> _WORK ORDER_
Copy the data exactly from the line that contains "if (wk == k)" through the line that contains "constexpr int w3t_th(int", keeping both end lines and leaving out everything else.

Start of DATA RECORDS

template <int BM, int TW, int IN>
__device__ __forceinline__ void wgrad3_bf16_body(const WgradBf16Args& p, const int bx, const int by) {
#if __HIP_DEVICE_COMPILE__
  constexpr int TP = 64, TH = TP / TW, GPR = TW / 8, NG = TP / 8, KSTEPS = NG / 2;
  constexpr int WGM = BM / 32, KSPW = 4 / WGM, NGG = KSTEPS / KSPW;
  constexpr int PH = TH + 2, XG = GPR + 2, PWP = XG * 8;
  constexpr int ARS = (TP + 8) * 2;
  constexpr int CHSB = (PH * PWP * 2 + 31) / 32 * 32 + 16;
  constexpr int A_BYTES = BM * ARS, X_BYTES = 32 * CHSB, ST_BYTES = A_BYTES + X_BYTES;
  constexpr int NTA = BM * NG / 256;
  constexpr int XT = 32 * PH * XG, NTX = (XT + 255) / 256;
  constexpr int RED_BYTES = 4 * 8 * 288 * 4;
  static_assert(WGM * KSPW == 4 && KSTEPS % KSPW == 0 && (BM * NG) % 256 == 0, "config");
  constexpr int LDS_BYTES = 2 * ST_BYTES > RED_BYTES ? 2 * ST_BYTES : RED_BYTES;
  __shared__ __attribute__((aligned(16))) char lds[LDS_BYTES];

  const int tid = threadIdx.x, lane = tid & 63, l31 = lane & 31, hi = lane >> 5;
  const int wave = __builtin_amdgcn_readfirstlane(tid >> 6);
  const int wm = wave % WGM, wk = wave / WGM;
  const int H = p.H, W = p.W, HW = H * W, Cs = p.Cs, Cout = p.Cout;
  const int co_t = bx % p.n_co_tiles, n_t = bx / p.n_co_tiles;
  const int co0 = co_t * BM, ci0 = n_t * 32;
  const int tiles_x = (W + TW - 1) / TW, tiles_y = (H + TH - 1) / TH;
  const int t_begin = by * p.tiles_per_split;
  const int t_end = min(t_begin + p.tiles_per_split, p.n_sp_tiles);
  if (t_begin >= t_end) return;

  int a_off[NTA], a_y[NTA], a_x[NTA], a_lds[NTA];
#pragma unroll
  for (int i = 0; i < NTA; ++i) {
    const int e = tid + i * 256;
    const int row = e / NG, G = e % NG;
    a_y[i] = G / GPR; a_x[i] = (G % GPR) * 8;
    a_off[i] = co0 + row < Cout ? row * HW + a_y[i] * W + a_x[i] : -1;
    a_lds[i] = row * ARS + G * 16;
  }
  int x_off[NTX], x_y[NTX], x_x[NTX], x_lds[NTX];
#pragma unroll
  for (int i = 0; i < NTX; ++i) {
    const int e = tid + i * 256;
    const int cl = e / (PH * XG), rem = e - cl * (PH * XG);
    const int py = rem / XG, xg = rem - py * XG;
    x_y[i] = py - 1; x_x[i] = (xg - 1) * 8;
    x_off[i] = (e < XT && ci0 + cl < Cs) ? cl * HW + x_y[i] * W + x_x[i] : (int)0x40000000;
    x_lds[i] = cl * CHSB + (py * PWP + xg * 8) * 2;
  }

  const int a_base = (wm * 32 + l31) * ARS + hi * 16;
  int bo[NGG];
#pragma unroll
  for (int gg = 0; gg < NGG; ++gg) {
    const int G = 2 * (gg * KSPW + wk) + hi;
    bo[gg] = l31 * CHSB + ((G / GPR) * PWP + (G % GPR) * 8 + 8) * 2;
  }

  f32x16 acc[9];
#pragma unroll
  for (int t = 0; t < 9; ++t)
#pragma unroll
    for (int r = 0; r < 16; ++r) acc[t][r] = 0.f;

  int tb = t_begin / (tiles_x * tiles_y);
  int trem = t_begin - tb * (tiles_x * tiles_y);
  int ty = trem / tiles_x, tx = trem - ty * tiles_x;

  Task8<IN == 1> ra[NTA], rxp[NTX];
#define W3_LOAD()                                                                                                  \
  {                                                                                                                \
    const int y0 = ty * TH, x0 = tx * TW;                                                                          \
    const float* ab = p.dy + ((size_t)tb * Cout + co0) * HW;                                                       \
    const __amdgpu_buffer_rsrc_t ra_ = __builtin_amdgcn_make_buffer_rsrc((void*)ab, 0, (Cout - co0) * HW * 4, 0x00020000); \
    const int tsc = y0 * W + x0;                                                                                   \
    _Pragma("unroll") for (int i = 0; i < NTA; ++i)                                                                \
      ra[i].load(ra_, a_off[i] + tsc, a_off[i] >= 0 && y0 + a_y[i] < H, x0 + a_x[i], W);                           \
    const float* xb = p.x + ((size_t)tb * Cs + ci0) * HW;                                                          \
    const __amdgpu_buffer_rsrc_t rx_ = __builtin_amdgcn_make_buffer_rsrc((void*)xb, 0, (Cs - ci0) * HW * 4, 0x00020000); \
    _Pragma("unroll") for (int i = 0; i < NTX; ++i)                                                                \
      rxp[i].load(rx_, x_off[i] + tsc, x_off[i] < 0x20000000 && (unsigned)(y0 + x_y[i]) < (unsigned)H, x0 + x_x[i], W); \
    if (++tx == tiles_x) { tx = 0; if (++ty == tiles_y) { ty = 0; ++tb; } }                                        \
  }
#define W3_STORE(BUF)                                                                                              \
  {                                                                                                                \
    char* st = lds + (BUF) * ST_BYTES;                                                                             \
    _Pragma("unroll") for (int i = 0; i < NTA; ++i) *(u32x4*)(st + a_lds[i]) = ra[i].cell();                       \
    _Pragma("unroll") for (int i = 0; i < NTX; ++i)                                                                \
      if (XT % 256 == 0 || tid + i * 256 < XT) *(u32x4*)(st + A_BYTES + x_lds[i]) = rxp[i].cell();                 \
  }

  W3_LOAD() W3_STORE(0)
  __syncthreads();
  const int ntl = t_end - t_begin;
  for (int t = 0; t < ntl; ++t) {
    const int cur = t & 1;
    if (t + 1 < ntl) W3_LOAD()
    {
      const char* As = lds + cur * ST_BYTES + a_base;
      const char* Xs = lds + cur * ST_BYTES + A_BYTES;
#pragma unroll
      for (int gg = 0; gg < NGG; ++gg) {
        const bf16x8 a = __builtin_bit_cast(bf16x8, *(const u32x4*)(As + (gg * KSPW + wk) * 32));
#pragma unroll
        for (int r = 0; r < 3; ++r) {
          const char* row = Xs + bo[gg] + r * PWP * 2;
          const unsigned d0 = *(const unsigned*)(row - 4);
          const u32x4 m = *(const u32x4*)row;
          const unsigned d5 = *(const unsigned*)(row + 16);
          const u32x4 w0 = {__builtin_amdgcn_alignbit(m[0], d0, 16), __builtin_amdgcn_alignbit(m[1], m[0], 16),
                            __builtin_amdgcn_alignbit(m[2], m[1], 16), __builtin_amdgcn_alignbit(m[3], m[2], 16)};
          const u32x4 w2 = {__builtin_amdgcn_alignbit(m[1], m[0], 16), __builtin_amdgcn_alignbit(m[2], m[1], 16),
                            __builtin_amdgcn_alignbit(m[3], m[2], 16), __builtin_amdgcn_alignbit(d5, m[3], 16)};
          acc[r * 3 + 0] = __builtin_amdgcn_mfma_f32_32x32x16_bf16(a, __builtin_bit_cast(bf16x8, w0), acc[r * 3 + 0], 0, 0, 0);
          acc[r * 3 + 1] = __builtin_amdgcn_mfma_f32_32x32x16_bf16(a, __builtin_bit_cast(bf16x8, m), acc[r * 3 + 1], 0, 0, 0);
          acc[r * 3 + 2] = __builtin_amdgcn_mfma_f32_32x32x16_bf16(a, __builtin_bit_cast(bf16x8, w2), acc[r * 3 + 2], 0, 0, 0);
        }
      }
    }
    if (t + 1 < ntl) W3_STORE(cur ^ 1)
    __syncthreads();
  }
#undef W3_LOAD
#undef W3_STORE

  float* red = (float*)lds + wm * (8 * 288);
  const int nvalid = min(32, Cs - ci0) * 9;
#pragma unroll
  for (int q = 0; q < 4; ++q) {
#pragma unroll
    for (int k = 0; k < KSPW; ++k) {
      if (wk == k) {
#pragma unroll
        for (int t = 0; t < 9; ++t)
#pragma unroll
          for (int r = 0; r < 4; ++r) {
            float* d = red + (r + 4 * hi) * 288 + l31 * 9 + t;
            if (k == 0) *d = acc[t][4 * q + r];
            else *d += acc[t][4 * q + r];
// ... 356 lines not shown
#ifndef W3T_TH_64_32
#define W3T_TH_64_32 4
#define W3T_NR_64_32 2
#endif
#ifndef W3T_TH_64_16
#define W3T_TH_64_16 8
#define W3T_NR_64_16 2
#endif
constexpr int w3t_th(int bm, int tw) {
  return tw == 32 ? (bm == 128 ? 2 : (bm == 64 ? W3T_TH_64_32 : W3T_TH_32_32)) : (tw == 16 ? (bm == 128 ? 4 : (bm == 64 ? W3T_TH_64_16 : 8)) : 8);
}
constexpr int w3t_nr(int bm, int tw) {
  return tw == 32 ? (bm == 128 ? 2 : (bm == 64 ? W3T_NR_64_32 : W3T_NR_32_32)) : (tw == 16 ? (bm == 32 ? 3 : (bm == 64 ? W3T_NR_64_16 : 2)) : (bm == 128 ? 2 : 3));
}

End of DATA RECORDS

> _YOUR SOLUTION_
      if (wk == k) {
#pragma unroll
        for (int t = 0; t < 9; ++t)
#pragma unroll
          for (int r = 0; r < 4; ++r) {
            float* d = red + (r + 4 * hi) * 288 + l31 * 9 + t;
            if (k == 0) *d = acc[t][4 * q + r];
            else *d += acc[t][4 * q + r];
// ... 356 lines not shown
#ifndef W3T_TH_64_32
#define W3T_TH_64_32 4
#define W3T_NR_64_32 2
#endif
#ifndef W3T_TH_64_16
#define W3T_TH_64_16 8
#define W3T_NR_64_16 2
#endif
constexpr int w3t_th(int bm, int tw) {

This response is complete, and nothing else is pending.